Failure to replicate an allelic association between an exon 8 polymorphism of the human alpha1A calcium channel gene and common syndromes of idiopathic generalized epilepsy

Item Type:	Article
Title:	Failure to replicate an allelic association between an exon 8 polymorphism of the human alpha1A calcium channel gene and common syndromes of idiopathic generalized epilepsy
Creators Name:	Sander, T. and Toliat, M.R. and Heils, A. and Becker, C. and Nuernberg, P.
Abstract:	The present replication study tested the validity of a previously reported allelic association between a single nucleotide polymorphism in exon 8 (SNP8) of the gene encoding the α1A-calcium channel subunit (CACNA1A) and common subtypes of idiopathic generalized epilepsy (IGE). Pyrosequencing was applied to assess the SNP8 genotypes in 354 unrelated German IGE probands, both parents of 118 IGE probands, and 186 healthy control subjects of German descent.
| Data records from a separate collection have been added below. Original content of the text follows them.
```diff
-                           dcount, out_bitmap, anti, unit_counts, unit_offsets, runs_dev);
-      } else {
-        hipLaunchKernelGGL((dense_probe_kernel<int64_t, 4, kRuns>), dim3(dgrid), dim3(kDBlock), 0, stream, t->dense_view(),
-                           static_cast<const int64_t *>(keys), n, probe_base_tid, filter, out_probe, out_build, capacity,
-                           dcount, out_bitmap, anti, unit_counts, unit_offsets, runs_dev);
-      }
+      launch_dense_probe_kernel<4, kRuns>(t, tiles, stream, keys, n, probe_base_tid, filter, out_probe, out_build, capacity, dcount, out_bitmap, anti,
+                                          unit_counts, unit_offsets, runs_dev);
       QSX_CHECK_LAUNCH();
       return QSX_OK;
     }
-    if (t->key_type == QSX_INT) {
-      hipLaunchKernelGGL((dense_probe_kernel<int32_t, MODE, kRuns>), dim3(dgrid), dim3(kDBlock), 0, stream, t->dense_view(),
-                         static_cast<const int32_t *>(keys), n, probe_base_tid, filter, out_probe, out_build, capacity,
-                         dcount, out_bitmap, anti, nullptr, nullptr, runs_dev);
-    } else {
-      hipLaunchKernelGGL((dense_probe_kernel<int64_t, MODE, kRuns>), dim3(dgrid), dim3(kDBlock), 0, stream, t->dense_view(),
-                         static_cast<const int64_t *>(keys), n, probe_base_tid, filter, out_probe, out_build, capacity,
-                         dcount, out_bitmap, anti, nullptr, nullptr, runs_dev);
-    }
+    launch_dense_probe_kernel<MODE, kRuns>(t, tiles, stream, keys, n, probe_base_tid, filter, out_probe, out_build, capacity, dcount, out_bitmap, anti,
+                                           nullptr, nullptr, runs_dev);
     QSX_CHECK_LAUNCH();
     return QSX_OK;
   }
@@ -2060,8 +2085,6 @@
   ProjectionView view{proj_dev, nc, nseg, static_cast<int>(seg_rows), nullptr};
   const int cover_entry = cover_for(direct, view, cover_bytes, any_build && proj->num_build_segments > 0, signature, s, &view.cover);
   std::shared_lock<std::shared_mutex> lock(direct->mutex);
-  const int64_t limit = 8 * kCUs;
-  const int dgrid = static_cast<int>(tiles < limit ? tiles : limit);
   const uint64_t *filter_mark = any_filter ? reinterpret_cast<const uint64_t *>(runs_dev) : nullptr;
   unsigned long long *count = reinterpret_cast<unsigned long long *>(out_count_dev);
   const DenseTableView dv = direct->dense_view();
@@ -2074,10 +2097,8 @@
       case 8: hipLaunchKernelGGL((cover_probe_kernel<KeyT, unsigned long long, kCoverBlock>), dim3(cgrid), dim3(kCoverBlock), 0, s, dv, capacity, count, runs_dev, view); break;
       case 16: hipLaunchKernelGGL((cover_probe_kernel<KeyT, ulonglong2, kCoverBlock>), dim3(cgrid), dim3(kCoverBlock), 0, s, dv, capacity, count, runs_dev, view); break;
       default:
-        hipLaunchKernelGGL((dense_probe_kernel<KeyT, 5, true>), dim3(dgrid), dim3(kDBlock), 0, s, dv, static_cast<const KeyT *>(nullptr), rows, 0,
-                           filter_mark, static_cast<int32_t *>(nullptr), static_cast<int32_t *>(nullptr), capacity, count,
-                           static_cast<uint64_t *>(nullptr), 0, static_cast<int32_t *>(nullptr), static_cast<const int64_t *>(nullptr), runs_dev,
-                           view);
+        launch_dense_probe_kernel<5, true>(direct, tiles, s, nullptr, rows, 0, filter_mark, nullptr, nullptr, capacity, count, nullptr, 0, nullptr, nullptr,
+                                           runs_dev, view);
         break;
     }
   };
diff --git a/quickstep_amd/csrc/join_dense.hpp b/quickstep_amd/csrc/join_dense.hpp
--- a/quickstep_amd/csrc/join_dense.hpp
+++ b/quickstep_amd/csrc/join_dense.hpp
@@ -12,6 +12,12 @@
 constexpr int kDenseRowsPerThread = 16;
 constexpr int kDenseTile = kDBlock * kDenseRowsPerThread;
 constexpr uint32_t kChainBit = 0x80000000u;
+constexpr int dense_probe_min_waves(int key_bytes, int mode, bool runs, bool idx32) {
+  if (mode == 5) return 3;
+  if (runs) return 1;
+  if (key_bytes == 8) return 4;
+  return idx32 && mode != 0 && mode != 4 ? 6 : 5;
+}
 constexpr int kDenseSparsePairs = 256;
 
 struct DenseTableView {
@@ -33,11 +39,42 @@
   return (idx << t.stride_shift) == d && idx < t.range ? idx : ~0ull;
 }
 
+__device__ __forceinline__ uint64_t lane_word(uint64_t v, int src) {
+  const uint32_t lo = static_cast<uint32_t>(__builtin_amdgcn_readlane(static_cast<int>(static_cast<uint32_t>(v)), src));
+  const uint32_t hi = static_cast<uint32_t>(__builtin_amdgcn_readlane(static_cast<int>(static_cast<uint32_t>(v >> 32)), src));
+  return (static_cast<uint64_t>(hi) << 32) | lo;
+}
+
 __device__ __forceinline__ uint32_t dense_head_word(const DenseTableView &t, uint64_t idx) {
   if (t.head3 == nullptr) return t.head[idx];
   uint32_t w;
   __builtin_memcpy(&w, t.head3 + idx * 3, 4);
   return (w & 0x7FFFFFu) | ((w & 0x800000u) << 8);
+}
+
+__device__ __forceinline__ uint32_t dense_index32(const DenseTableView &t, int32_t key) {
+  const uint32_t d = static_cast<uint32_t>(key) - static_cast<uint32_t>(t.min_key);
+  const uint32_t idx = d >> t.stride_shift;
+  return (idx << t.stride_shift) == d && idx < static_cast<uint32_t>(t.range) ? idx : ~0u;
+}
+struct DenseHeadWords {
+  const unsigned char *base;
+  uint32_t wide;
+  uint32_t value_mask;
+  uint32_t chain_mask;
+  __device__ __forceinline__ explicit DenseHeadWords(const DenseTableView &t)
+      : base(t.head3 != nullptr ? t.head3 : reinterpret_cast<const unsigned char *>(t.head)), wide(t.head3 != nullptr ? 0u : 1u),
+        value_mask(t.head3 != nullptr ? 0x7FFFFFu : 0xFFFFFFFFu), chain_mask(t.head3 != nullptr ? 0x800000u : 0u) {}
+  template <typename IdxT>
+  __device__ __forceinline__ uint32_t word(IdxT idx) const {
+    uint32_t w;
+    __builtin_memcpy(&w, base + ((idx << 1) + (idx << wide)), 4);
+    return (w & value_mask) | ((w & chain_mask) << 8);
+  }
+};
+inline bool dense_index32_ok(int64_t min_key, int stride_shift, uint64_t range) {
+  if (range == 0 || range > (1ull << 30) || stride_shift > 31 || min_key < INT32_MIN || min_key > INT32_MAX) return false;
+  return min_key + static_cast<int64_t>((range - 1) << stride_shift) <= INT32_MAX;
 }
 
 __device__ __forceinline__ bool dense_row_in_filter(const uint64_t *filter, int64_t row) {
@@ -246,8 +283,8 @@
   }
 }
 
-template <typename KeyT, int MODE, bool kRuns = false>
-__global__ __launch_bounds__(kDBlock) __attribute__((amdgpu_waves_per_eu(MODE == 5 ? 3 : 1))) void dense_probe_kernel(
+template <typename KeyT, int MODE, bool kRuns = false, bool kIdx32 = false>
+__global__ __launch_bounds__(kDBlock) __attribute__((amdgpu_waves_per_eu(dense_probe_min_waves(sizeof(KeyT), MODE, kRuns, kIdx32)))) void dense_probe_kernel(
     DenseTableView t, const KeyT *__restrict__ keys, int64_t n, int32_t probe_base_tid,
     const uint64_t *__restrict__ filter, int32_t *__restrict__ out_probe, int32_t *__restrict__ out_build,
     int64_t capacity_signed, unsigned long long *__restrict__ out_count, uint64_t *__restrict__ out_bitmap, int anti,
@@ -295,6 +332,7 @@
     cur = source_of(blockIdx.x);
     request(cur, key, filter_words);
   }
+  const DenseHeadWords heads(t);
 
   for (int64_t tile = blockIdx.x; tile < num_tiles; tile += gridDim.x, parity ^= 1) {
     if (tile + gridDim.x < num_tiles) {
@@ -308,18 +346,25 @@
     const int tile_block = cur.block;
     const Source tile_src = cur;
     cur = next;
+    const int tile_rows = static_cast<int>(n_rows - tile_base < kDenseTile ? n_rows - tile_base : kDenseTile);
+    const uint32_t tile_tid = static_cast<uint32_t>(base_tid) + static_cast<uint32_t>(tile_base);
     uint32_t h[R];
     uint32_t live_mask = 0;
 #pragma unroll
     for (int r = 0; r < R; ++r) {
-      const int64_t row = tile_base + r * kDBlock + threadIdx.x;
-      const uint64_t filter_word = __shfl(filter_words, r, kWave);
-      const bool live = row < n_rows && msb_bit(filter_word, lane);
+      const bool live = r * kDBlock + static_cast<int>(threadIdx.x) < tile_rows && msb_bit(lane_word(filter_words, r), lane);
       live_mask |= live ? (1u << r) : 0u;
-      const uint64_t idx = dense_index(t, key[r]);
-      const bool lookup = live && idx != ~0ull;
-      const uint32_t word = dense_head_word(t, lookup ? idx : 0);
-      h[r] = lookup ? word : 0u;
+      if constexpr (kIdx32) {
+        const uint32_t idx = dense_index32(t, key[r]);
+        const bool lookup = live && idx != ~0u;
+        const uint32_t word = heads.word(lookup ? idx : 0u);
+        h[r] = lookup ? word : 0u;
+      } else {
+        const uint64_t idx = dense_index(t, key[r]);
+        const bool lookup = live && idx != ~0ull;
+        const uint32_t word = heads.word(lookup ? idx : 0ull);
+        h[r] = lookup ? word : 0u;
+      }
     }
 #pragma unroll
     for (int r = 0; r < R; ++r) key[r] = next_key[r];
@@ -339,24 +384,18 @@
       continue;
     }
 
-    uint64_t m[R];
     int total = 0;
-    bool any_chain = false;
+    uint32_t chain_bits = 0u;
 #pragma unroll
     for (int r = 0; r < R; ++r) {
-      m[r] = __ballot(h[r] != 0u);
-      total += __popcll(m[r]);
-      any_chain = any_chain || (h[r] & kChainBit) != 0u;
-    }
-    const bool wave_has_chain = __any(any_chain);
-    uint32_t next[R];
+      total += __popcll(__ballot(h[r] != 0u));
+      chain_bits |= h[r];
+    }
+    const bool wave_has_chain = __any((chain_bits & kChainBit) != 0u);
+    uint32_t next[kProject ? R : 1];
     unsigned long long base = 0;
     if (MODE == 1 || MODE == 3) {
       if (lane == 0) local_count += total;
-      if (wave_has_chain) {
-#pragma unroll
-        for (int r = 0; r < R; ++r) next[r] = (h[r] & kChainBit) ? t.ov[h[r] & ~kChainBit].y : 0u;
-      }
     } else {
       if (MODE == 0 || kProject) {
         if (lane == 0) s_wave_total[parity][wave] = total;
@@ -386,8 +425,9 @@
             h[r] = e.x + 1u;
             next[r] = e.y;
           }
-          off[r] = emitted + rank_below(m[r]);
-          emitted += __popcll(m[r]);
+          const uint64_t m = __ballot(h[r] != 0u);
+          off[r] = emitted + rank_below(m);
+          emitted += __popcll(m);
         }
         const unsigned long long wave_base = base;
         base += emitted;
@@ -438,29 +478,34 @@
           }
         }
       }
-#pragma unroll
-      for (int r = 0; r < R; ++r) {
-        if (kProject) break;
-        const int64_t row = tile_base + r * kDBlock + threadIdx.x;
-        uint32_t tid = h[r] - 1u;
-        next[r] = 0u;
-        if (wave_has_chain && (h[r] & kChainBit)) {
-          const uint2 e = t.ov[h[r] & ~kChainBit];
-          tid = e.x;
-          next[r] = e.y;
-        }
-        if (sparse) {
-          if (m[r] != 0) {
-            if (h[r] != 0u) s_sparse[wave][staged + rank_below(m[r])] = make_int2(static_cast<int32_t>(base_tid + row), static_cast<int32_t>(tid));
-            staged += __popcll(m[r]);
+      auto first_level = [&](auto chains_tag, auto sparse_tag) __attribute__((always_inline)) {
+        constexpr bool kChains = decltype(chains_tag)::value, kSparse = decltype(sparse_tag)::value;
+#pragma unroll
+        for (int r = 0; r < R; ++r) {
+          uint32_t tid = h[r] - 1u;
+          if (kChains && (h[r] & kChainBit)) tid = t.ov[h[r] & ~kChainBit].x;
+          const int32_t probe_tid = static_cast<int32_t>(tile_tid + static_cast<uint32_t>(r * kDBlock) + threadIdx.x);
+          const uint64_t m = __ballot(h[r] != 0u);
+          if (kSparse) {
+            if (m != 0) {
+              if (h[r] != 0u) s_sparse[wave][staged + rank_below(m)] = make_int2(probe_tid, static_cast<int32_t>(tid));
+              staged += __popcll(m);
+            }
+          } else {
+            const unsigned long long o = base + rank_below(m);
+            if (h[r] != 0u && o < capacity) {
+              __builtin_nontemporal_store(probe_tid, &out_probe[o]);
+              __builtin_nontemporal_store(static_cast<int32_t>(tid), &out_build[o]);
+            }
+            base += __popcll(m);
           }
+        }
+      };
+      if constexpr (!kProject) {
+        if (wave_has_chain) {
+          if (sparse) first_level(std::true_type{}, std::true_type{}); else first_level(std::true_type{}, std::false_type{});
         } else {
-          const unsigned long long o = base + rank_below(m[r]);
-          if (h[r] != 0u && o < capacity) {
-            __builtin_nontemporal_store(static_cast<int32_t>(base_tid + row), &out_probe[o]);
-            __builtin_nontemporal_store(static_cast<int32_t>(tid), &out_build[o]);
-          }
-          base += __popcll(m[r]);
+          if (sparse) first_level(std::false_type{}, std::true_type{}); else first_level(std::false_type{}, std::false_type{});
         }
       }
       if (sparse) {
@@ -483,7 +528,13 @@
 #pragma unroll 1
       for (int r = 0; r < R; ++r) {
         const int64_t row = tile_base + r * kDBlock + threadIdx.x;
-        uint32_t cur = next[r];
+        const int32_t probe_tid = static_cast<int32_t>(tile_tid + static_cast<uint32_t>(r * kDBlock) + threadIdx.x);
+        uint32_t cur;
+        if constexpr (kProject) {
+          cur = next[r];
+        } else {
+          cur = (h[r] & kChainBit) ? t.ov[h[r] & ~kChainBit].y : 0u;
+        }
         while (__any(cur != 0u)) {
           uint32_t tid = cur - 1u, nxt = 0u;
           if (cur & kChainBit) {
@@ -494,7 +545,7 @@
           if (MODE == 1 || MODE == 3) {
             local_count += cur != 0u ? 1u : 0u;
           } else if (MODE == 0) {
-            dense_emit_direct(cur != 0u, static_cast<int32_t>(base_tid + row), static_cast<int32_t>(tid), out_probe,
+            dense_emit_direct(cur != 0u, probe_tid, static_cast<int32_t>(tid), out_probe,
                               out_build, capacity, out_count);
           } else if (kProject) {
             const uint64_t cm = __ballot(cur != 0u);
@@ -507,7 +558,7 @@
             const uint64_t cm = __ballot(cur != 0u);
             const unsigned long long o = base + rank_below(cm);
             if (cur != 0u && o < capacity) {
-              __builtin_nontemporal_store(static_cast<int32_t>(base_tid + row), &out_probe[o]);
+              __builtin_nontemporal_store(probe_tid, &out_probe[o]);
               __builtin_nontemporal_store(static_cast<int32_t>(tid), &out_build[o]);
             }
             base += __popcll(cm);
```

Our population-based association analysis did not provide evidence for an allelic association of SNP8 with either IGE or two phenotypically more homogeneous IGE subtypes, consisting of either 139 probands with juvenile myoclonic epilepsy or 207 probands whose IGE started with typical absence seizures (P>0.72). In addition, the transmission disequilibrium test did not indicate a preferential transmission of SNP8 alleles in 97 informative parent-child transmissions (McNemar χ2=0.093, df=1, P=0.76). Accordingly, we failed to confirm previous evidence that genetic variation of the CACNA1A gene confers susceptibility to common IGE syndromes.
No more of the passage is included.